Примечательно, что трактат Данте о всемирном государстве был направлен не только против папской курии и томистских теорий, но и против современных ему монархий (Монархия, II, I, 5). Всемирный монарх, на которого возлагал надежды автор трактата, это слуга человечества (monarcha, qui minister omnium habendus est) (там же, I, XII, 56), чуждый корысти (cupiditas), полный любви к людям (caritas, rechta, dilectio) и содействующий их справедливому общежитию. Более того, Данте не сомневался, что римский народ, якобы осуществивший в «золотой век» идею всемирной монархии, «явно пренебрегал собственными выгодами», чтобы послужить общественному благоденствию. Вера в предполагаемое единство людей зиждилась на убеждении поэта – в этом-то и его сходство с русским писателем, – что «человек каждому другому от природы друг» (Пир, I, I, 8) и что «сочувствие – мать благодеяний» (Пир, I, I, 9). Его историческая утопия, как и философия истории Достоевского, имела антропоцентристский характер. Своим пафосом человеческого братства она не могла быть безразличной Вяч. Иванову, хотя именно мистика разводила его в этом вопросе с Данте и с Достоевским. «Вселенский Анамнезис во Христе, – полагал Иванов, – вот… цель гуманистической христианской культуры: потому что такова историческая предпосылка всемирной соборности»[661]

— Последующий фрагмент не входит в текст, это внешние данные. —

__global__ void mailbox_kernel(const unsigned int *src, unsigned int *dst,
                               int n) {
  if ((int)threadIdx.x < n)
    dst[threadIdx.x] = src[threadIdx.x];
}
__global__ void snapshot_steps_kernel(const CountersDev *counters,
                                      unsigned long long *dst) {
  unsigned long long sum = 0;
  for (int k = threadIdx.x; k < CMI_COUNTER_SHARDS; k += 64)
    sum += counters[k].nsteps;
  for (int off = 32; off > 0; off >>= 1)
    sum += __shfl_down(sum, off, 64);
  if (threadIdx.x == 0)
    *dst = sum;
}

__global__ void __launch_bounds__(256)
    counters_sum_kernel(const CountersDev *shards, CountersDev *out) {
  __shared__ CountersDev partial[256];
  CountersDev mine = CountersDev();
  for (int k = threadIdx.x; k < CMI_COUNTER_SHARDS; k += 256) {
    const CountersDev c = shards[k];
// ... 617 lines not shown
  if (config->stream) {
    e->stream = (hipStream_t)config->stream;
  } else {
    HIP_TRY(hipStreamCreateWithFlags(&e->stream, hipStreamNonBlocking));
    e->own_stream = true;
  }

  GridDev &g = e->grid;
  const bool decomposed = config->sub_ncell[0] > 0 || config->sub_ncell[1] > 0 ||
                          config->sub_ncell[2] > 0;
  for (int a = 0; a < 3; ++a) {
    g.anchor[a] = config->anchor[a];
    g.box_sides[a] = config->sides[a];
    g.global_ncell[a] = config->ncell[a];
    g.ncell[a] = decomposed ? config->sub_ncell[a] : config->ncell[a];
    g.offset[a] = decomposed ? config->sub_offset[a] : 0;
    g.global_periodic[a] = config->periodic[a] ? 1 : 0;
    g.periodic[a] = (config->periodic[a] && !decomposed) ? 1 : 0;
    g.cellside[a] = config->sides[a] / config->ncell[a];
    g.inv_cellside[a] = 1. / g.cellside[a];
  }
  g.decomposed = decomposed ? 1 : 0;
  g.copy_rank = 0;
  g.copy_count = 1;
  e->ncell = (int64_t)g.ncell[0] * g.ncell[1] * g.ncell[2];
  g.ncell_total = e->ncell;

  const size_t field_bytes = (size_t)e->ncell * sizeof(double);
  HIP_TRY(hipMalloc(&e->state_block, 16 * field_bytes));
  HIP_TRY(hipMemsetAsync(e->state_block, 0, 16 * field_bytes, e->stream));
  if (config->external_accumulators) {
    e->acc_block = (double *)config->external_accumulators;
  } else {
    HIP_TRY(hipMalloc(&e->acc_block, CMI_NACC * field_bytes));
    e->own_acc = true;
  }
  HIP_TRY(hipMemsetAsync(e->acc_block, 0, CMI_NACC * field_bytes, e->stream));
  HIP_TRY(hipMalloc(&e->opacity, (size_t)e->ncell * sizeof(double2)));
  HIP_TRY(hipMalloc(&e->counters, sizeof(CountersDev) * CMI_COUNTER_SHARDS +
                                      sizeof(EscapeDev)));
  HIP_TRY(hipMemsetAsync(e->counters, 0,
                         sizeof(CountersDev) * CMI_COUNTER_SHARDS +
                             sizeof(EscapeDev),
                         e->stream));
  HIP_TRY(hipMalloc(&e->tables, sizeof(TablesDev)));
  {
    e->host_tables = new TablesDev;
    build_tables(*e->host_tables);
    HIP_TRY(hipMemcpy(e->tables, e->host_tables, sizeof(TablesDev),
                      hipMemcpyHostToDevice));
  }

  CellsDev &c = cells_of_iteration(e);
  c.number_density = e->state_block;
  c.temperature = e->state_block + e->ncell;
  for (int i = 0; i < CMI_NION; ++i)
    c.x[i] = e->state_block + (int64_t)(2 + i) * e->ncell;
  c.acc_base = e->acc_block;
  c.acc_field_stride = e->ncell;
  c.acc_cell_stride = 1;
  c.opacity = e->opacity;

  ModelDev &m = e->model;
  memset(&m, 0, sizeof m);
  m.tables = e->tables;
  m.nu_H = eV_to_Hz(13.6);
  m.nu_He = eV_to_Hz(24.6);
  m.reemit_type = CMI_GPU_REEMIT_NONE;
  m.photon_weight[0] = 1.;
  m.photon_weight[1] = 1.;

  cmi_gpu_temperature_params &tp = e->tparams;
  tp.do_temperature_calculation = 0;
  tp.minimum_number_of_iterations = 3;
  tp.epsilon_convergence = 1.e-3;
  tp.maximum_number_of_iterations = 100;
  tp.pah_heating_factor = 0.;
  tp.cosmic_ray_heating_factor = 0.;
  tp.cosmic_ray_heating_limit = 0.75;
  tp.cosmic_ray_heating_scale_length = 1.33333 * 3.086e19;
  tp.minimum_ionized_temperature = 4000.;
  m.t_epsilon = tp.epsilon_convergence;
  m.t_max_iterations = tp.maximum_number_of_iterations;
  m.crlim = tp.cosmic_ray_heating_limit;
  m.crscale = tp.cosmic_ray_heating_scale_length;
  m.t_min_ionized = tp.minimum_ionized_temperature;

  HIP_TRY(hipStreamSynchronize(e->stream));
  if (const char *env = std::getenv("CMI_GPU_TUNING")) {
    std::string all(env);
    size_t at = 0;
    while (at < all.size()) {
      size_t end = all.find(',', at);
      if (end == std::string::npos)
        end = all.size();
      const std::string item = all.substr(at, end - at);
      const size_t eq = item.find('=');
      if (eq != std::string::npos) {
        const int rc = cmi_gpu_set_tuning(e, item.substr(0, eq).c_str(),
                                          std::atoll(item.c_str() + eq + 1));
        if (rc) {
          cmi_gpu_destroy(e);
          return rc;
        }
      }
      at = end + 1;
    }
  }
  *out = e;
  return CMI_GPU_OK;
}

int cmi_gpu_destroy(cmi_gpu_engine *e) {
  if (!e)
    return CMI_GPU_OK;
  (void)hipSetDevice(e->device);
  (void)hipStreamSynchronize(e->stream);
  release_events(e, e->shoot_events);
  release_events(e, e->update_events);
  release_events(e, e->kernel_events);
  for (auto &p : e->event_pool) {
    (void)hipEventDestroy(p.start);
    (void)hipEventDestroy(p.stop);
  }
  (void)hipFree(e->state_block);
  if (e->own_acc)
    (void)hipFree(e->acc_block);
  (void)hipFree(e->opacity);
  (void)hipFree(e->counters);
  (void)hipFree(e->trackers.counts);
  (void)hipFree(e->trackers.absorption);
  (void)hipFree(e->trackers.flux);
  (void)hipFree(e->escape.sky);
  (void)hipFree(e->temp_pipe_block);
  (void)hipFree(e->pad_H);
  (void)hipFree(e->metal_gate);
  (void)hipFree(e->temp_pipe_counts);
  (void)hipFree(e->tables);
  (void)hipFree(e->spectra);
  for (int k = 0; k < 4; ++k)
    (void)hipFree(e->user_table[k]);
  delete e->host_tables;
  (void)hipFree(e->source_position);
  (void)hipFree(e->source_cumulative);
  (void)hipFree(e->sort_keys[0]);
  (void)hipFree(e->select_count);
  (void)hipFree(e->span_cursor);
#ifdef CMI_EXPERIMENTS
  (void)hipFree(e->phase_clock);
#endif
  (void)hipFree(e->select_ids);
  (void)hipFree(e->select_rows);
  (void)hipFree(e->sort_temp);
  (void)hipFree(e->queue_block);
  (void)hipFree(e->queue_counts);
  if (e->mailbox)
    (void)hipHostFree(e->mailbox);
  (void)hipFree(e->export_count);
  if (e->own_export_rows)
    (void)hipFree(e->export_rows);
  (void)hipFree(e->import_rows);
  (void)hipFree(e->tile_block);
  (void)hipFree(e->tile_counts);
  (void)hipFree(e->launch_steps);
  (void)hipFree(e->dust_image);
  (void)hipFree(e->dust_views_dev);
  (void)hipFree(e->dust_view_counters);
  (void)hipFree(e->dust_cdf);
  (void)hipFree(e->dust_opacity);
  (void)hipFree(e->dust_counters);
  (void)hipFree(e->cell_source_cells);
  (void)hipFree(e->cell_velocities);
  (void)hipFree(const_cast<double *>(e->dust_cube.s2));
  (void)hipFree(const_cast<double *>(e->dust_cube.obs_velocity));
  (void)hipFree(e->dust_cube.cube);
  (void)hipFree(e->cell_source_blocks);
  (void)hipFree(const_cast<LyaRecord *>(e->lya.records));
  (void)hipFree(e->lya.image);
  (void)hipFree(e->lya.cube);
  (void)hipFree(e->lya_next);
  (void)hipFree(e->lya_counters);
  (void)hipFree(e->lya_field);
  if (e->own_stream)
    (void)hipStreamDestroy(e->stream);
  delete e;
  return CMI_GPU_OK;
}

int cmi_gpu_synchronize(cmi_gpu_engine *e) {
  if (!e)
    return fail(CMI_GPU_EINVAL, "null engine");
  HIP_TRY(hipStreamSynchronize(e->stream));
  return CMI_GPU_OK;
}

int64_t cmi_gpu_number_of_cells(const cmi_gpu_engine *e) {
  return e ? e->ncell : -1;
}

static void mix_sources(cmi_gpu_engine *e) {
  ModelDev &m = e->model;
  const double discrete = m.nsource > 0 ? e->discrete_luminosity : 0.;
  const double continuous =
      m.continuous_type != 0 ? e->continuous_luminosity : 0.;
  m.total_luminosity = discrete + continuous;
  m.continuous_probability = 0.;
  m.photon_weight[0] = 1.;
  m.photon_weight[1] = 1.;
  if (m.total_luminosity > 0.) {
    if (discrete > 0.) {
      m.continuous_probability = continuous > 0. ? 0.5 : 0.;
      m.photon_weight[0] = 1.;
      m.photon_weight[1] =
          continuous > 0. ? (1. - m.continuous_probability) * continuous /
                                m.continuous_probability / discrete
                          : 1.;
    } else {
      m.continuous_probability = 1.;
      m.photon_weight[0] = 0.;
      m.photon_weight[1] = 1.;
    }
  }
  e->have_sources = m.total_luminosity > 0.;
}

.Этими своего рода маргиналиями на полях монографии Вяч. Иванова о Достоевском хотелось бы педалировать актуальность проблемы «Данте и Достоевский», которая и в наше время остается без фундаментальных прочтений, способных расширить горизонты штудий поэта.

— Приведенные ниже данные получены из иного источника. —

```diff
@@ -846,16 +875,30 @@
         g32, b32 = gamma.detach().float().contiguous(), beta.detach().float().contiguous()
         w = lowp_w if lowp_w is not None else (weights[0] if len(weights) == 1 else torch.cat(weights, dim=0)).detach().to(x.dtype)
         w = w.contiguous()
-        y, _, tokens, mean, rstd = _token_gemm_raw(x.view(-1, Cc), None, g32, b32, w, None, False, True, True, eps, 0.0, None)
-        ctx.save_for_backward(x, g32, mean, rstd, tokens, w)
-        ctx.meta = ([wt.shape[0] for wt in weights], [wt.dtype for wt in weights], (gamma.dtype, beta.dtype))
+        fused_bwd = token_gemm_bwd_supported(Cc, w.shape[0], x.dtype)
+        y, _, tokens, mean, rstd = _token_gemm_raw(x.view(-1, Cc), None, g32, b32, w, None, False, not fused_bwd, True, eps, 0.0,
+                                                   None)
+        ctx.save_for_backward(x, g32, b32, mean, rstd, tokens, w)
+        ctx.meta = ([wt.shape[0] for wt in weights], [wt.dtype for wt in weights], (gamma.dtype, beta.dtype), fused_bwd)
         return x.view_as(x), y.view(*x.shape[:-1], w.shape[0])
 
     @staticmethod
     def backward(ctx, dalias, dy):
-        x, g32, mean, rstd, tokens, w = ctx.saved_tensors
-        rows_w, wdts, (gd, bd) = ctx.meta
+        x, g32, b32, mean, rstd, tokens, w = ctx.saved_tensors
+        rows_w, wdts, (gd, bd), fused_bwd = ctx.meta
         dy2 = dy.reshape(-1, dy.shape[-1])
+        if fused_bwd:
+            dres = dalias.contiguous().view(-1, x.shape[-1]) if dalias is not None else None
+            want = any(ctx.needs_input_grad[1:3]) or any(ctx.needs_input_grad[5:])
+            dx, dw, dg, db, _ = _token_gemm_bwd_raw(dy2.contiguous(), x.view(-1, x.shape[-1]), dres, mean, rstd, g32, b32, w, want)
+            dws = [None] * len(rows_w)
+            o = 0
+            for i, r in enumerate(rows_w):
+                if ctx.needs_input_grad[5 + i]:
+                    dws[i] = dw[o:o + r].to(wdts[i])
+                o += r
+            return (dx.view_as(x), dg.to(gd) if ctx.needs_input_grad[1] else None, db.to(bd) if ctx.needs_input_grad[2] else None,
+                    None, None, *dws)
         dtok = torch.mm(dy2, w)
         dws = [None] * len(rows_w)
         if any(ctx.needs_input_grad[5:]):
@@ -884,25 +927,34 @@
         g32, b32 = gamma.detach().float().contiguous(), beta.detach().float().contiguous()
         w = (lowp_w if lowp_w is not None else weight.detach().to(a.dtype)).contiguous()
         bb = (lowp_b if lowp_b is not None else bias.detach().to(a.dtype)).contiguous() if bias is not None else None
-        m, s, z, mean, rstd = _token_gemm_raw(a.view(-1, Cc), res.view(-1, Cc), g32, b32, w, bb, True, True, True, eps, p_drop, seed)
-        ctx.save_for_backward(s, g32, mean, rstd, z, w, seed)
+        fused_bwd = token_gemm_bwd_supported(Cc, w.shape[0], a.dtype)
+        m, s, z, mean, rstd = _token_gemm_raw(a.view(-1, Cc), res.view(-1, Cc), g32, b32, w, bb, True, not fused_bwd, True, eps,
+                                              p_drop, seed)
+        ctx.save_for_backward(s, g32, b32, mean, rstd, z, w, seed)
         ctx.meta = (float(p_drop), weight.dtype, None if bias is None else bias.dtype, None if bias_of_a is None else bias_of_a.dtype,
-                    (gamma.dtype, beta.dtype), a.shape)
+                    (gamma.dtype, beta.dtype), a.shape, fused_bwd)
         return s.view_as(a), m.view(*a.shape[:-1], w.shape[0])
 
     @staticmethod
     def backward(ctx, ds, dm):
-        s, g32, mean, rstd, z, w, seed = ctx.saved_tensors
-        p_drop, wdt, bdt, badt, (gd, bd), ashape = ctx.meta
+        s, g32, b32, mean, rstd, z, w, seed = ctx.saved_tensors
+        p_drop, wdt, bdt, badt, (gd, bd), ashape, fused_bwd = ctx.meta
         Cc = s.shape[-1]
         dm2 = dm.reshape(-1, dm.shape[-1]).contiguous()
-        dz = torch.mm(dm2, w)
-        dw = _wgrad(dm2, z).to(wdt) if ctx.needs_input_grad[9] else None
         ds2 = ds.contiguous().view(-1, Cc) if ds is not None else None
-        want_b = bdt is not None and ctx.needs_input_grad[10] and ds2 is not None
         want_ba = badt is not None and ctx.needs_input_grad[11]
-        dx, dg, db, dbr, dbx = _ln_backward_raw(dz, s, g32, mean, rstd, ds2, want_b, want_ba and p_drop == 0.0)
-        dbias = dbr.to(bdt) if dbr is not None else (colsum_rows(dm2).to(bdt) if bdt is not None and ctx.needs_input_grad[10] else None)
+        if fused_bwd:
+            want = any(ctx.needs_input_grad[i] for i in (2, 3, 9, 10))
+            dx, dw, dg, db, dbias = _token_gemm_bwd_raw(dm2, s, ds2, mean, rstd, g32, b32, w, want)
+            dw = dw.to(wdt) if ctx.needs_input_grad[9] else None
+            dbias = dbias.to(bdt) if bdt is not None and ctx.needs_input_grad[10] else None
+            dbx = colsum_rows(dx) if want_ba and p_drop == 0.0 else None
+        else:
+            dz = torch.mm(dm2, w)
+            dw = _wgrad(dm2, z).to(wdt) if ctx.needs_input_grad[9] else None
+            want_b = bdt is not None and ctx.needs_input_grad[10] and ds2 is not None
+            dx, dg, db, dbr, dbx = _ln_backward_raw(dz, s, g32, mean, rstd, ds2, want_b, want_ba and p_drop == 0.0)
+            dbias = dbr.to(bdt) if dbr is not None else (colsum_rows(dm2).to(bdt) if bdt is not None and ctx.needs_input_grad[10] else None)
         if p_drop > 0.0:
             da = torch.empty_like(dx)
             dba = None
@@ -918,7 +970,8 @@
                 dba = colsum_rows(da)
         else:
             da, dba = dx, dbx
-        return (da.view(ashape), dx.view(ashape), dg.to(gd), db.to(bd), None, None, None, None, None, dw, dbias,
+        return (da.view(ashape), dx.view(ashape), None if dg is None else dg.to(gd), None if db is None else db.to(bd), None, None,
+                None, None, None, dw, dbias,
                 None if dba is None else dba.to(badt))
 
 
```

Как не раз отмечено, научные исследования Иванова, его философские статьи – почти «всегда теоретическая транскрипция его стихов, их интерпретация, всесторонний к ним комментарий»[662]
, и они, безусловно, углубляют наше представление о духовной связи Вяч. Иванова с Данте, но тем не менее изучение его поэзии – безусловно, главная и наитруднейшая дантологическая задача.«Италия владеет мечтами поэта. Даже эпиграфы почти все итальянские»[663]
, – писал Н. Гумилёв, познакомившись с новой книгой Иванова. Эти слова можно было сказать и по поводу первого сборника стихов, где при свете «Кормчих звезд» автор всматривался в «топографию запредельного»[664] и сквозь «магический кристалл» своей лирики пробовал разглядеть «реальнейшее инобытие»[665]. Недаром он всегда говорил о поэзии как о «вожде в разум истины… как о пути в область анагогического (анагогического в толковании Данте и Средних веков: docet quid speres anagogia)»[666] и не раз повторял стихи «Божественной комедии», которые он в качестве эпиграфа предпослал одной из ранних поэм «Сфинкс»:Стихи этой поэмы, опубликованной в первой книге лирики, были действительно странные, а точнее, эзотерические. Античный миф о Сфинксе подвергался в терцинах Иванова модернистскому толкованию, субъективной эзотерической интерпретации. Эдип, утверждал поэт, разрешивший, как ему казалось, загадку сфинкса, то есть загадку всего творения словом «человек», и объявивший человека мерою всех вещей, заклял природу наложением на нее своей печати и вознесением над нею своего величия; иначе, заклял ее своим самообожествлением. В результате сфинкс вошел в самого Эдипа, в его подсознание как «связанный и тоскующий хаос». Взгляд сфинкса, его неразрешенный вечный вопрос Эдип узнает в глазах Иокасты. Не затем ли, спрашивал Иванов, и ослепил он себя, чтобы не видеть этого взгляда?
По Иванову, Иокаста – все индивидуально и космически женственное; в ней вся тварь стенает и томится, ожидая откровения человека, который ее освободит; это Душа мира. Но человек, Эдип, не освобождает, он своей матери «не познал». Таково, заключает автор, отношение человеческого духа, оторвавшегося от своих онтологических корней, к Душе мира: в зеркальном затворе уединенного сознания, строящего мир по своему собственному закону, человек не постиг бытийственной сущности Души мира. «Ни один бог и ни один смертный не снял с меня покрывала», – вспоминал Иванов надпись на подножии кумира Саисской богини.